La Girola (Blog de Nicolás Doncel Villegas)

28 mayo, 2013

La vejez en versos de Borges y Baudelaire

Filed under: Diálogos de blog en blog. — Nicolás Doncel Villegas @ 19:33

Antoniomm:

Un negro anciano, con la piel muy oscura, bruñida de sudor bajo el sol, con traje, con zapatos grandes, con una corbata de nudo enorme, con los picos de la camisa levantados, está sentado en uno de esos bancos que hay en la mediana ajardinada de Broadway, en los que suelen sentarse indigentes o gente rara y solitaria….

Cerca de mí una mujer mucho más joven lo ve y cruza hacia él sin esperar a que el semáforo cambie. En este barrio se destaca en seguida el que viste con esmero. La mujer lleva traje de chaqueta y tacones. Veo que se acerca al hombre y se inclina sobre él, haciendo gestos de alarma. Cruzo y procuro enterarme de lo que dice. El hombre la mira, con la mandíbula inferior descolgada, como sin reconocerla o sin entender lo que dice. La corbata con el nudo mal hecho le cuelga del cuello muy flaco. “Pero qué susto nos has dado, papá, dónde piensas que ibas”. El hombre mira hacia arriba, entre extrañado y asustado, con cara de estupor, el labio inferior húmedo de saliva. La hija le limpia expeditivamente la boca con un pañuelo de papel, lo toma de la mano y él se levanta muy dócil, y cruza con ella a la acera, arrastrando los pies, las suelas gruesas de los zapatos de charol de dos colores.

Nicolás:

Suelo leer cada mañana el Instante de Aquí y a continuación el poema que aparece en el blog de Zumo de Poesía.

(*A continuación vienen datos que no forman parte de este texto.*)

#if PCR_ATTN_PREC == 0
template <int NRW>
__global__ __launch_bounds__(kThreads) void attn_kv_wide_kernel(AttnArgs a) {
  constexpr int TB = 1, T = 32, RP = 33, BAND = 64, RPK = BAND + 1;
  extern __shared__ __attribute__((aligned(16))) float smem[];
  const pcr_attn_params &p = a.p;
  const int d = p.d, c2 = p.c2, dh = d / p.nhead;
  const int g = blockIdx.x, hd = (g * BAND) / dh;
  const int OPW = BAND + dh;
  float *XH = smem;
  float *KB = XH, *VB = XH + BAND * RP;
  float *P = XH + (c2 + d) * RP;
  float *s_w0 = P + 3 * RP, *s_b0 = s_w0 + 3 * d;
  float *s_ks = s_b0 + d;
  const int tid = threadIdx.x, lane = tid & 63, wave = tid >> 6;
  const int l31 = lane & 31, h = lane >> 5;
  const size_t b = blockIdx.y;
  for (int e = tid; e < 3 * d; e += kThreads) s_w0[e] = p.pos0_w[e];
  for (int e = tid; e < d; e += kThreads) s_b0[e] = p.pos0_b[e];
  const float *feat = p.feat_k + b * c2 * p.Sk;
  const float *xyz = p.xyz_k + b * p.Sk * 3;
  const float sk = (float)p.Sk;
  const float *wband = p.wkv_wide + (size_t)g * ((size_t)ceil8(c2 + d) * OPW);
  const float *bband = p.bkv_wide + (size_t)g * OPW;
  const int nj = dh >> 5, nT = 2 * nj;
  f32x16 acc[4];
#pragma unroll
  for (int i = 0; i < 4; i++)
#pragma unroll
    for (int r = 0; r < 16; r++) acc[i][r] = 0.f;
  const int krow = tid & (BAND - 1), kpart = tid >> 6;
  float ksum = 0.f;
  for (int t0 = 0; t0 < p.Sk; t0 += T) {
    const int valid = p.Sk - t0;
    load_tile(XH, RP, feat, c2, c2, p.Sk, t0, T);
    load_xyz3(P, RP, xyz, p.Sk, t0, T);
    __syncthreads();
    pos_hidden(XH + c2 * RP, RP, P, s_w0, s_b0, d, T);
    __syncthreads();
    tile_dense2<TB, NRW, 0, true>(XH, c2 + d, wband, OPW, true,
                                  [&](const f32x16 &acc, int cb, int tb, int l31, int h) {
      const int t = tb * 32 + l31;
      float *dst = XH + (cb * 32 + 4 * h) * RP + t;
      const bool live = t < valid;
      if (cb * 32 < BAND) {
#pragma unroll
        for (int r = 0; r < 16; r++) dst[((r & 3) + 8 * (r >> 2)) * RP] = live ? elu1(acc[r]) : 0.f;
      } else {
#pragma unroll
        for (int r = 0; r < 16; r++) dst[((r & 3) + 8 * (r >> 2)) * RP] = live ? acc[r] / sk : 0.f;
      }
    }, bband);
    __syncthreads();
    {
      const float *row = KB + krow * RP;
      for (int t = kpart; t < T; t += 4) ksum += row[t];
    }
#pragma unroll
    for (int it = 0; it < 4; it++) {
      const int item = wave + 4 * it;
      if (item < nT) {
        const int ib = item / nj, jb = item - ib * nj;
        const float *ap = KB + (ib * 32 + l31) * RP + h;
        const float *bp = VB + (jb * 32 + l31) * RP + h;
#pragma unroll 4
        for (int ks = 0; ks < T / 2; ks++)
          acc[it] = __builtin_amdgcn_mfma_f32_32x32x2f32(ap[2 * ks], bp[2 * ks], acc[it], 0, 0, 0);
      }
    }
    __syncthreads();
  }
  float *KVt = smem;
  s_ks[tid] = ksum;
  __syncthreads();
  const float ks_total = tid < BAND ? s_ks[tid] + s_ks[64 + tid] + s_ks[128 + tid] + s_ks[192 + tid] : 0.f;
  __syncthreads();
#pragma unroll
  for (int it = 0; it < 4; it++) {
    const int item = wave + 4 * it;
    if (item < nT) {
      const int ib = item / nj, jb = item - ib * nj;
      const int v = jb * 32 + l31;
#pragma unroll
      for (int r = 0; r < 16; r++) KVt[v * RPK + ib * 32 + (r & 3) + 8 * (r >> 2) + 4 * h] = acc[it][r];
    }
  }
  __syncthreads();
  float *kv = p.kv + b * ((size_t)d * d + d);
  if (tid < BAND) kv[(size_t)d * d + g * BAND + tid] = ks_total;
  const float *wm = p.wmerge_packed + (size_t)(hd * dh / 8) * d * 8;
  tile_dense(KVt, dh, RPK, 2, wm, d, [&](float m, int o, int t) {
    const int dd = g * BAND + t;
    const int kb = dd >> 3, rem = dd & 7;
    kv[(((size_t)kb * d + o) * 2 + (rem & 1)) * 4 + (rem >> 1)] = m;
  });
}

#endif

template <int TB, int NR>
__global__ __launch_bounds__(kThreads) void attn_apply_kernel(AttnArgs a) {
  constexpr int T = 32 * TB, RP = T + 1;
  extern __shared__ __attribute__((aligned(16))) float smem[];
  const pcr_attn_params &p = a.p;
  const int d = p.d, c1 = p.c1, cout = p.cout;
  const int catC = c1 + d, catP = ceil8(catC);
  int rowsU = catP > 2 * d ? catP : 2 * d;
  if (ceil32(cout) > rowsU) rowsU = ceil32(cout);
  if (ceil32(p.cfinal) > rowsU) rowsU = ceil32(p.cfinal);
  float *U = smem;
  float *P = U + rowsU * RP;
  float *zs = P + 3 * RP;
  float *red = zs + p.nhead * RP;
  float *cst = red + 2 * (kThreads / T) * T;
  float *s_ksum = cst, *s_ln1g = cst + d, *s_ln1b = cst + 2 * d, *s_ln2g = cst + 3 * d, *s_ln2b = s_ln2g + cout;
  float *s_w0 = s_ln2b + cout, *s_b0 = s_w0 + 3 * d;
  const int tid = threadIdx.x;
  const size_t b = blockIdx.y;
  const int t0 = blockIdx.x * T;
  const size_t bq_ = p.q_index ? (size_t)p.q_index[b] : b;
  const float *feat = p.feat_q + bq_ * c1 * p.Lq;
  const size_t kb_ = p.kv_index ? (size_t)p.kv_index[b] : b;
  const float *kv = p.kv + kb_ * ((size_t)d * d + d);
  const int dh = d / p.nhead;
  for (int e = tid; e < d; e += kThreads) {
    s_ksum[e] = kv[(size_t)d * d + e];
    s_ln1g[e] = p.ln1_g[e];
    s_ln1b[e] = p.ln1_b[e];
    if (p.q_pos) {
      s_w0[3 * e] = p.pos0_w[3 * e];
      s_w0[3 * e + 1] = p.pos0_w[3 * e + 1];
      s_w0[3 * e + 2] = p.pos0_w[3 * e + 2];
      s_b0[e] = p.pos0_b[e];
    }
  }
  for (int e = tid; e < cout; e += kThreads) {
    s_ln2g[e] = p.ln2_g[e];
    s_ln2b[e] = p.ln2_b[e];
  }
  const float *ksum = s_ksum;
  float *MSG = U + c1 * RP;

  load_tile(U, RP, feat, c1, c1, p.Lq, t0, T);
  if (p.q_pos) {
    load_xyz3(P, RP, p.xyz_q + bq_ * p.Lq * 3, p.Lq, t0, T);
    __syncthreads();
    pos_hidden(MSG, RP, P, s_w0, s_b0, d, T);
    for (int e = tid; e < (catP - catC) * T; e += kThreads) U[(catC + e / T) * RP + e % T] = 0.f;
  } else {
    for (int e = tid; e < (catP - c1) * T; e += kThreads) U[(c1 + e / T) * RP + e % T] = 0.f;
  }
  __syncthreads();
  tile_dense2p<kAPrec, TB, NR>(U, p.q_pos ? catP : ceil8(c1), p.wq, d, true,
                               [&](float v, int o, int t) { MSG[o * RP + t] = elu1(v); }, p.bq);
  __syncthreads();
  for (int e = tid; e < p.nhead * T; e += kThreads) {
    const int hd = e / T, t = e - hd * T;
    float z = 0.f;
    for (int c = 0; c < dh; c++) z += MSG[(hd * dh + c) * RP + t] * ksum[hd * dh + c];
    zs[hd * RP + t] = (1.0f / (z + 1e-6f)) * (float)p.Sk;
  }
  __syncthreads();
  for (int hd = 0; hd < p.nhead; hd++)
    for (int e = tid; e < dh * T; e += kThreads) {
      const int o = hd * dh + e / T, t = e % T;
      MSG[o * RP + t] *= zs[hd * RP + t];
    }
  __syncthreads();
  tile_dense2p<kAPrec, TB, NR>(MSG, d, kv, d, true, [&](float v, int o, int t) { MSG[o * RP + t] = v; });
  __syncthreads();
  tile_layernorm(MSG, d, RP, T, s_ln1g, s_ln1b, red);
  tile_dense2p<kAPrec, TB, NR>(U, catP, p.wmlp0, 2 * d, true, [&](float v, int o, int t) { U[o * RP + t] = fmaxf(v, 0.f); });
  __syncthreads();
  tile_dense2p<kAPrec, TB, NR>(U, 2 * d, p.wmlp2, ceil32(cout), true, [&](float v, int o, int t) { U[o * RP + t] = v; });
  __syncthreads();
  tile_layernorm(U, cout, RP, T, s_ln2g, s_ln2b, red);
  if (p.residual) {
    for (int e = tid; e < cout * T; e += kThreads) {
      const int c = e / T, t = e - c * T;
      if (t0 + t < p.Lq) U[c * RP + t] += feat[(size_t)c * p.Lq + t0 + t];
    }
    __syncthreads();
  }
  int cres = cout;
  if (p.cfinal) {
    const int cf = p.cfinal;
    tile_dense2p<kAPrec, TB, NR>(U, cout, p.wfinal, ceil32(cf), true, [&](float v, int o, int t) { U[o * RP + t] = v; },
                                 p.bfinal);
    __syncthreads();
    cres = cf;
  }
  float *out = p.out + b * cres * p.Lq;
  for (int e = tid; e < cres * T; e += kThreads) {
    const int c = e / T, t = e - c * T;
    if (t0 + t < p.Lq) out[(size_t)c * p.Lq + t0 + t] = U[c * RP + t];
  }
}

Después de leer el extraordinario texto que hoy nos deja el anfitrión me encuentro con los versos de Borges:

clip_image002“La vejez (tal es el nombre que los otros le dan)
puede ser el tiempo de nuestra dicha.
El animal ha muerto o casi ha muerto.
Quedan el hombre y su alma.”

************************************

La vejez a la que se teme y a la que se anhela llegar, la vejez y el deterioro físico o la plenitud de lo vivido, la dependencia de los demás, la sabiduría siempre cuestionada porque todo lo vivido no da para adaptarse a los tiempos siempre cambiantes, la debilidad ante el futuro incierto pero sobre todo recortado por el paso imparable de los días que empiezan a ser muy iguales los unos a los otros, la fortaleza mal entendida de creerse inmune a lo males que la carga diaria de medicamentos parecen evitar, la esperanza de ver cumplir etapas a los suyos con el anhelo de ver el próximo bautizo o la siguiente boda (aunque no sea en la iglesia), los momentos de desconcierto, de dormir cuando no se dormía y de despertar cuando toca dormir, asomarse por una ventana a la vida cuando las piernas ya no te permiten andar otros caminos, recordar los años del hambre y olvidar lo que cenamos anoche, mirar las fotos en blanco y negro para intentar recordar el color de aquellos días, sacar el genio y la rebeldía cuando se cree llevar la razón que los demás quieren para sí, reír con la tontería que alguien dice en televisión y a continuación llorar por un recuerdo imprevisto, esperar que llegue el de tu quinta para rememorar batallas de aquellos tiempos y poner de vuelta y media a la juventud de hoy (de qué hoy cuando hace ya veinte años que esa juventud no se detuvo), de ver cómo van desapareciendo otros a los que siendo tú ya un mozalbete viste jugar como niños… la vejez puede ser el tiempo de nuestra dicha (dijo el poeta). Puede.

Malaquías:

Nicolás: Que no nos engañe este lirismo. Frente a las averías de la vejez, menos poemas y más experimentos como el de Oregón; menos violines y más clonación de células madre que nos permitan regenerar neuronas y cambiar los órganos estropeados por otros nuevos. La vejez será verdaderamente el tiempo de la dicha cuando podamos estrenar un cuerpo cada diez años.

Nicolás:

Malaquías, también nos queda la opción de agarrarnos a la leyenda y, cual rey David, poner en contacto la decrepitud de las carnes con otros cuerpos jóvenes y lozanos que detengan lo que la naturaleza ordena y así el lirismo borgiano pueda hacerse realidad:

clip_image004

“Ángel lleno de belleza, ¿conoces las arrugas,
El miedo a envejecer, y ese odioso tormento
De leer el horror secreto del sacrificio
En ojos donde un día abrevaron los nuestros?
Ángel lleno de belleza, ¿conoces las arrugas?

¡Ángel lleno de dicha, de luz y de alegría!
David agonizante curación pediría
A las emanaciones de tu cuerpo hechicero;
Pero de ti no imploro, ángel, sino plegarias,
¡Ángel lleno de dicha, de luz y de alegría!”